▶ **Your instructions**
Show only those lines of the entries where the string "woff" is found.
(Beginning of Source material)
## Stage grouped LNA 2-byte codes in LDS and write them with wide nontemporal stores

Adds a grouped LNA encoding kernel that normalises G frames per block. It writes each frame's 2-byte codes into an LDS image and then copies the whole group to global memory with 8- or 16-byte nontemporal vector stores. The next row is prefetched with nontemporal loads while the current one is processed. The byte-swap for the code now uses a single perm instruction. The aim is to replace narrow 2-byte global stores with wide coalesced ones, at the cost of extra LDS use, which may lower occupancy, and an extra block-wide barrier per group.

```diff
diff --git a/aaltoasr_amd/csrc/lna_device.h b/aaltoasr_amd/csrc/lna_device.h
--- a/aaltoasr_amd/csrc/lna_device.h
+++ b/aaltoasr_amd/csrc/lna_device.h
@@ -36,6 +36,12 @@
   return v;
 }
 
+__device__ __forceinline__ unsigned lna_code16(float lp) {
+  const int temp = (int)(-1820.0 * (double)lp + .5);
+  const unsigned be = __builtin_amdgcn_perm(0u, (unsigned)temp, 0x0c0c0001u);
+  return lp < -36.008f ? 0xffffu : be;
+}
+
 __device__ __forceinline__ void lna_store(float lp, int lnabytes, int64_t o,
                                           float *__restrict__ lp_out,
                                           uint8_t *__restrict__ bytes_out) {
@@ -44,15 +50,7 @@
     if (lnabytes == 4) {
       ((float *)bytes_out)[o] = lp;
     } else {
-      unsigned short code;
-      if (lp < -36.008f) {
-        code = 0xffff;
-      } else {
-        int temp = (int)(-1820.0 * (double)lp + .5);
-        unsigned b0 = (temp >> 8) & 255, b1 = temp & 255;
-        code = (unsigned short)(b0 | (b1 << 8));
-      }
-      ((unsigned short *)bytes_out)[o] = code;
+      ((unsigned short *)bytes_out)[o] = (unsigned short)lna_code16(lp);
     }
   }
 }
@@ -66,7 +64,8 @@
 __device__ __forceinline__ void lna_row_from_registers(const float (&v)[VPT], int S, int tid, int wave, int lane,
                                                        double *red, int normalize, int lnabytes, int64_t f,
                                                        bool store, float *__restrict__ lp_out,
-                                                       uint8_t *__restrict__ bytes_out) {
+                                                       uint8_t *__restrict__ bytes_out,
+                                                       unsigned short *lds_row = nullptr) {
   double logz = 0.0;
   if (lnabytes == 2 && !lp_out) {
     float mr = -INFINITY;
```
(End of Source material)
(Beginning of Source material)
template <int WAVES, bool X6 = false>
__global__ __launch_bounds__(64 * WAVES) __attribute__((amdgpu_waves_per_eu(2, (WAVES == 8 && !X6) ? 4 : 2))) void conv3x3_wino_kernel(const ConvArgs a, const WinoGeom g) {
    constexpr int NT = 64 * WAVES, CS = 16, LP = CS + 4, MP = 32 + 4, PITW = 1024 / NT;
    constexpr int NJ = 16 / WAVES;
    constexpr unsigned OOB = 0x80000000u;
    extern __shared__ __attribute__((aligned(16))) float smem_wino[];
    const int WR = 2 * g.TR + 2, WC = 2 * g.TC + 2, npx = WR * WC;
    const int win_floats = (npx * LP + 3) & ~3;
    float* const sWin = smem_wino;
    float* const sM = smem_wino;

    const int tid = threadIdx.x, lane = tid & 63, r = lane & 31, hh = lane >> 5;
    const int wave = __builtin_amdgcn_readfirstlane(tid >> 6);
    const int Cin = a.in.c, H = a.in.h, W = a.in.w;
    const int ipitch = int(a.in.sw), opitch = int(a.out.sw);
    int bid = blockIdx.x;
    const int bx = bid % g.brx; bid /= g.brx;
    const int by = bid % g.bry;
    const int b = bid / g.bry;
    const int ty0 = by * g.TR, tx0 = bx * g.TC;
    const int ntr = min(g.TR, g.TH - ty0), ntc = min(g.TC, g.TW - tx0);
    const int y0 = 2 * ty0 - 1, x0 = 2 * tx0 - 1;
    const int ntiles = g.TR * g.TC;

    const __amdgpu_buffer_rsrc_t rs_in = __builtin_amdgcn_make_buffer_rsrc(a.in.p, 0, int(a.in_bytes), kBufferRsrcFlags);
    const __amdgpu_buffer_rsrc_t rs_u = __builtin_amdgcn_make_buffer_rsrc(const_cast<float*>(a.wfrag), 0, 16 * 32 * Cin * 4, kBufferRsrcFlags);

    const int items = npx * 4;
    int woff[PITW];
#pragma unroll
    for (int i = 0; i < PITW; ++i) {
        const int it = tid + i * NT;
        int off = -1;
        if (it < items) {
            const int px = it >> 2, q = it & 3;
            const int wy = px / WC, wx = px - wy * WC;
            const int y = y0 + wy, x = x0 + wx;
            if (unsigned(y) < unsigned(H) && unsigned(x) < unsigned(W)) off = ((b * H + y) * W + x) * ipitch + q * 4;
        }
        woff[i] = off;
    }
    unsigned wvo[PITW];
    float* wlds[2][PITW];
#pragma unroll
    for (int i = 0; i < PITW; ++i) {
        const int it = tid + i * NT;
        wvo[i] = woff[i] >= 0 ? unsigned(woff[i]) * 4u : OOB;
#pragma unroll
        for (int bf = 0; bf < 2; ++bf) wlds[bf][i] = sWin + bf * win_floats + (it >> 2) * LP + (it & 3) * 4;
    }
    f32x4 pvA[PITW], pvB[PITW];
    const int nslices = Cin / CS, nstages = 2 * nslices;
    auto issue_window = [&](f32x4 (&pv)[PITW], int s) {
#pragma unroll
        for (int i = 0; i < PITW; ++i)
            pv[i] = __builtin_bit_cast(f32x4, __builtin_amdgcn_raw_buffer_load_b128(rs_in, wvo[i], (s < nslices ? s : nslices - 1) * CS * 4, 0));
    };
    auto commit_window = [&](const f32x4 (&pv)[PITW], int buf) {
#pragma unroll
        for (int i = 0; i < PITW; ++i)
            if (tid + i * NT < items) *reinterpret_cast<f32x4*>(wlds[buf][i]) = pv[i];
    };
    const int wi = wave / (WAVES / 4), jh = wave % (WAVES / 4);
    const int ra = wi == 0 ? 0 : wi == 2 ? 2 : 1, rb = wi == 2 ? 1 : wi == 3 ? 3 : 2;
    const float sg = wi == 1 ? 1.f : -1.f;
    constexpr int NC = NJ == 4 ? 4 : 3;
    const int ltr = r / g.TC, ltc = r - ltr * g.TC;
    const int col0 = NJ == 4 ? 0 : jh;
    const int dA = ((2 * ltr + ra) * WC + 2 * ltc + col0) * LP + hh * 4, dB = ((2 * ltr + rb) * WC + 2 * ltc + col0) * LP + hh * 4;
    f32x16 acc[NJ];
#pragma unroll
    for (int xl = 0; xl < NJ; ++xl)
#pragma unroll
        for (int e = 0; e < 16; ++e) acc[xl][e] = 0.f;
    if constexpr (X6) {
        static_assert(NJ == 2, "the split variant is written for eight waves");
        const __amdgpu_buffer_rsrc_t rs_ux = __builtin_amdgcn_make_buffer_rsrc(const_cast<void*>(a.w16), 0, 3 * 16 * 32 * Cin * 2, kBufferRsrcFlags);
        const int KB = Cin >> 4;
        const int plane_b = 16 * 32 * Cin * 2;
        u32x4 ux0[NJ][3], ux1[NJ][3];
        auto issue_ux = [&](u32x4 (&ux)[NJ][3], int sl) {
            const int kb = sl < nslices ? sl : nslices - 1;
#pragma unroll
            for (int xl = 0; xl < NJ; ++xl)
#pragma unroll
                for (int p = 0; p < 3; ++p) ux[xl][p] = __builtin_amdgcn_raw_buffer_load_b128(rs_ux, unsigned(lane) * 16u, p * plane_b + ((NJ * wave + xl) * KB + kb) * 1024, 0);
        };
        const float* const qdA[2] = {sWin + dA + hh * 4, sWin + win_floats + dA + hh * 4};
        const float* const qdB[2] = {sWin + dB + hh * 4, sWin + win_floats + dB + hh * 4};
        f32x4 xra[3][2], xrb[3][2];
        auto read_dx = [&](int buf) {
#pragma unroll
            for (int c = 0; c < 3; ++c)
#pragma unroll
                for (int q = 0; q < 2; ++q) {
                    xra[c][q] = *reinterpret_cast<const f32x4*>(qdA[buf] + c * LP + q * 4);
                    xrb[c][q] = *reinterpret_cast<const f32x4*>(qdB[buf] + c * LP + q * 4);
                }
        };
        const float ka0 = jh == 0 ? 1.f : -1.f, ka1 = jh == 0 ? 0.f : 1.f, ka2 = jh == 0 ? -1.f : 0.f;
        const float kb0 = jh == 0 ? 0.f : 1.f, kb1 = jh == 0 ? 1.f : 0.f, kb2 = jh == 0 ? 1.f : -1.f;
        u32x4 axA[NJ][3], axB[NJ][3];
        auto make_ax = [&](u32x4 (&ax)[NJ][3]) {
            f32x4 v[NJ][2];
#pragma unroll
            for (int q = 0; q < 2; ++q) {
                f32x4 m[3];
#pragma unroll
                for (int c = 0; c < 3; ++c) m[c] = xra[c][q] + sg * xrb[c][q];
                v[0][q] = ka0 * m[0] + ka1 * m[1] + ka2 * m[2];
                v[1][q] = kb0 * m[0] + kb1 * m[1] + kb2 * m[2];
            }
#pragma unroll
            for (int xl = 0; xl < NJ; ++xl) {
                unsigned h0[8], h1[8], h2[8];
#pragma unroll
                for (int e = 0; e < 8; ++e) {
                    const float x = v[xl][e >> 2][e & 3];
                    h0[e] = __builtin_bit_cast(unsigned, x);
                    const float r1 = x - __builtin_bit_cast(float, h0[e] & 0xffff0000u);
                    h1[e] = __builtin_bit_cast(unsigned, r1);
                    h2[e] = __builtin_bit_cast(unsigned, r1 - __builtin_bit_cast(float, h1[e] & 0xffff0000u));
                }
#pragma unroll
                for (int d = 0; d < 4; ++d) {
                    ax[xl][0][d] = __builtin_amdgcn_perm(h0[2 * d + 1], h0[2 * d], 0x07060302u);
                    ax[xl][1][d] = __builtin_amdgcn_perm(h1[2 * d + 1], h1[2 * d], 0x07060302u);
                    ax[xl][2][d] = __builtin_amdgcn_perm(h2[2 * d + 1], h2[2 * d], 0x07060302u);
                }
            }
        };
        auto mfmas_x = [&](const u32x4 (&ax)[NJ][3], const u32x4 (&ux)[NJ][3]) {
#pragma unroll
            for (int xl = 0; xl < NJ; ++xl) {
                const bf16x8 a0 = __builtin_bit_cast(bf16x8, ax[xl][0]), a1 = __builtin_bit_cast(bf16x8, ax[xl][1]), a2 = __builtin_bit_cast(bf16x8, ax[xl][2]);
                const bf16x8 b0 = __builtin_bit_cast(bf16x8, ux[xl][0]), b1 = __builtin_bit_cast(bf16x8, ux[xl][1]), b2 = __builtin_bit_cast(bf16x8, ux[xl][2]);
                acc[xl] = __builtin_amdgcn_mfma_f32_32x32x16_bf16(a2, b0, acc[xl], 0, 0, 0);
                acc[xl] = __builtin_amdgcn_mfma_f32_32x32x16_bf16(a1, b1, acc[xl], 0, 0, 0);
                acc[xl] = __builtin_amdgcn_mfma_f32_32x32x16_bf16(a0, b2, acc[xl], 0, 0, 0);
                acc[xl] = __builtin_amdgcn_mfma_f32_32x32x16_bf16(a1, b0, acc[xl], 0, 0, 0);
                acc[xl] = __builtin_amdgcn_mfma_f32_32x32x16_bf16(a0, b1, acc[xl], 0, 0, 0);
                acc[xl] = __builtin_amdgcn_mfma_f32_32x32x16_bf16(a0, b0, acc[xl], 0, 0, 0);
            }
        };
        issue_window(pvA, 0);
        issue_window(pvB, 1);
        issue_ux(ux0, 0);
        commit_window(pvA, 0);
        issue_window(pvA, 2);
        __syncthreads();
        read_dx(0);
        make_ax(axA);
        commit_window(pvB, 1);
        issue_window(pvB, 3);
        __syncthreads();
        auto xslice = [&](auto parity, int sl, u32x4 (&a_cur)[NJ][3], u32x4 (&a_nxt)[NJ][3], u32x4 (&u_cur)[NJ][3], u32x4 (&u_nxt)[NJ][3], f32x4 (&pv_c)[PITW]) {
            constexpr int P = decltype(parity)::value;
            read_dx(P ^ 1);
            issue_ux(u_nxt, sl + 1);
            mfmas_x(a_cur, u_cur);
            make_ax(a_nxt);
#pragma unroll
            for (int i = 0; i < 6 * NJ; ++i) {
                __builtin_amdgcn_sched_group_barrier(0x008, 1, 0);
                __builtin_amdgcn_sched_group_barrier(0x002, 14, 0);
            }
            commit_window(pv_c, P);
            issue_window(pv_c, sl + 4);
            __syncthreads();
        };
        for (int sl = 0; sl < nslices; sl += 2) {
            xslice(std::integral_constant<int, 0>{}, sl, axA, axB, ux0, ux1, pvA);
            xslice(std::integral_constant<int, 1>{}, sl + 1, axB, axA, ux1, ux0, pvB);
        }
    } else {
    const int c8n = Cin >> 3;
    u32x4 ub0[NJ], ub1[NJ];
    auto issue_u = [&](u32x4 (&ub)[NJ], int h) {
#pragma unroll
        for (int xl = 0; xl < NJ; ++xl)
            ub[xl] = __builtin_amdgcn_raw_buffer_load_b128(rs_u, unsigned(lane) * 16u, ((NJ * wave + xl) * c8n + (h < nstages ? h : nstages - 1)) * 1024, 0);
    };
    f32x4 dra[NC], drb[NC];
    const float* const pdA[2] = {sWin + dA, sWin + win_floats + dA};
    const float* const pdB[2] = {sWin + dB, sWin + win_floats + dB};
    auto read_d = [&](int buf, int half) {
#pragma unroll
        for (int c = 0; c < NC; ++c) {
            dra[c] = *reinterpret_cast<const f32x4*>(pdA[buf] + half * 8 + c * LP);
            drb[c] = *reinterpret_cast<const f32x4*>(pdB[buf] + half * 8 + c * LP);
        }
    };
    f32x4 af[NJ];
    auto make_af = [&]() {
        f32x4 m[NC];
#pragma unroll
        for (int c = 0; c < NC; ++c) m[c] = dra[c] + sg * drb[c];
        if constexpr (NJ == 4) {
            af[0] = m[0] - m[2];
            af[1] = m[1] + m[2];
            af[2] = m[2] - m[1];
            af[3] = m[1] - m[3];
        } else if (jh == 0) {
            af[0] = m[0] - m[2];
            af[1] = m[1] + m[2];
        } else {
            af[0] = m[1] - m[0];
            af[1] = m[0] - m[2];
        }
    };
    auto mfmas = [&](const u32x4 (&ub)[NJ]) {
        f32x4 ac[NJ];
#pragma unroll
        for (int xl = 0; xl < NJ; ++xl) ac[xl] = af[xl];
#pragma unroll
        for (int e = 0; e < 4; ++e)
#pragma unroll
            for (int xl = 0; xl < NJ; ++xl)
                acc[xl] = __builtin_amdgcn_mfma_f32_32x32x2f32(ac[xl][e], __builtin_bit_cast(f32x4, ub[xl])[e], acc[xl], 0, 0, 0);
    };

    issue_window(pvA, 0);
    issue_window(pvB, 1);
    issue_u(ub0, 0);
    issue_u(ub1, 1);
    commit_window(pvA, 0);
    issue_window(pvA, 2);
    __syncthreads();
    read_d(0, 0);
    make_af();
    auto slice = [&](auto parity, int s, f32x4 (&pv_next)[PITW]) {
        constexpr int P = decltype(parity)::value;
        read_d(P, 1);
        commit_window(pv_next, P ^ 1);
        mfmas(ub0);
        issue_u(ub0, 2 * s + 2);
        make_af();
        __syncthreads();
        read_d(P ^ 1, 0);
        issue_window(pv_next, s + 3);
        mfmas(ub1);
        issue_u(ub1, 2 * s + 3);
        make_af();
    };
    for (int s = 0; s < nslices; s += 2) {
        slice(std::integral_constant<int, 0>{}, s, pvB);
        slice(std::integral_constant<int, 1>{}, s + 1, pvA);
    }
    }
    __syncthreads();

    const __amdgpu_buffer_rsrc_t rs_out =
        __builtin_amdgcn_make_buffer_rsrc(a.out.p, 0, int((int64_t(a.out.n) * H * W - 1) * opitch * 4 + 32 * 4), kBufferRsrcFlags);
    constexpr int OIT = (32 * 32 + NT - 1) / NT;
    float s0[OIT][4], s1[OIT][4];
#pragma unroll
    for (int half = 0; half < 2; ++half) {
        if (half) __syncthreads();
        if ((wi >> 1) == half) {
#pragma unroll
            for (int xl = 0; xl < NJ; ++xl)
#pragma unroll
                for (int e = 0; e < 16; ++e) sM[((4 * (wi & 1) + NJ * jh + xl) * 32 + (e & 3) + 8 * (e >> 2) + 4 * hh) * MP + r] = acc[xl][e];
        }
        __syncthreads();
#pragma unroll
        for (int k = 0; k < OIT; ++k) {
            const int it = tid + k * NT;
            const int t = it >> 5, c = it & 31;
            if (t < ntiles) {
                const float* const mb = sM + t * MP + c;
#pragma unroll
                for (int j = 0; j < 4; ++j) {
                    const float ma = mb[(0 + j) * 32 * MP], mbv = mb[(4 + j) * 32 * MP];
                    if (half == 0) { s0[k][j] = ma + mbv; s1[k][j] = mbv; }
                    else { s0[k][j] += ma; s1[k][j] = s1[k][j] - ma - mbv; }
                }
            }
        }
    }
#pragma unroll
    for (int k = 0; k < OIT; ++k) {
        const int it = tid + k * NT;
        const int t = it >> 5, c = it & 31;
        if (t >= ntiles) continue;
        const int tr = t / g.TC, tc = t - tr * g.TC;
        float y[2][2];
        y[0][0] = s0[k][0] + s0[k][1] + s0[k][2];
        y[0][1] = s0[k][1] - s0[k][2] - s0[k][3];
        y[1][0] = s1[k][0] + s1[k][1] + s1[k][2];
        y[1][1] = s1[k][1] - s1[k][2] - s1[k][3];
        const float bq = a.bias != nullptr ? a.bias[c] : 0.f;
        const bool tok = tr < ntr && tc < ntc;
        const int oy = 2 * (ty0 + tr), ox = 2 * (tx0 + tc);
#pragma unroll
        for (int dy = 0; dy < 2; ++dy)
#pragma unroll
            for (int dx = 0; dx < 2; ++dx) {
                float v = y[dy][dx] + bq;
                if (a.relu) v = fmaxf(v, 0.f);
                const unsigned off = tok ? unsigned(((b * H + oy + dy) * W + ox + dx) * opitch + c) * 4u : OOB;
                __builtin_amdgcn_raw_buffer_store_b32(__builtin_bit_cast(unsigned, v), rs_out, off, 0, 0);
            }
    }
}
(End of Source material)
▶ **Solution for this problem**
    int woff[PITW];
        woff[i] = off;
        wvo[i] = woff[i] >= 0 ? unsigned(woff[i]) * 4u : OOB;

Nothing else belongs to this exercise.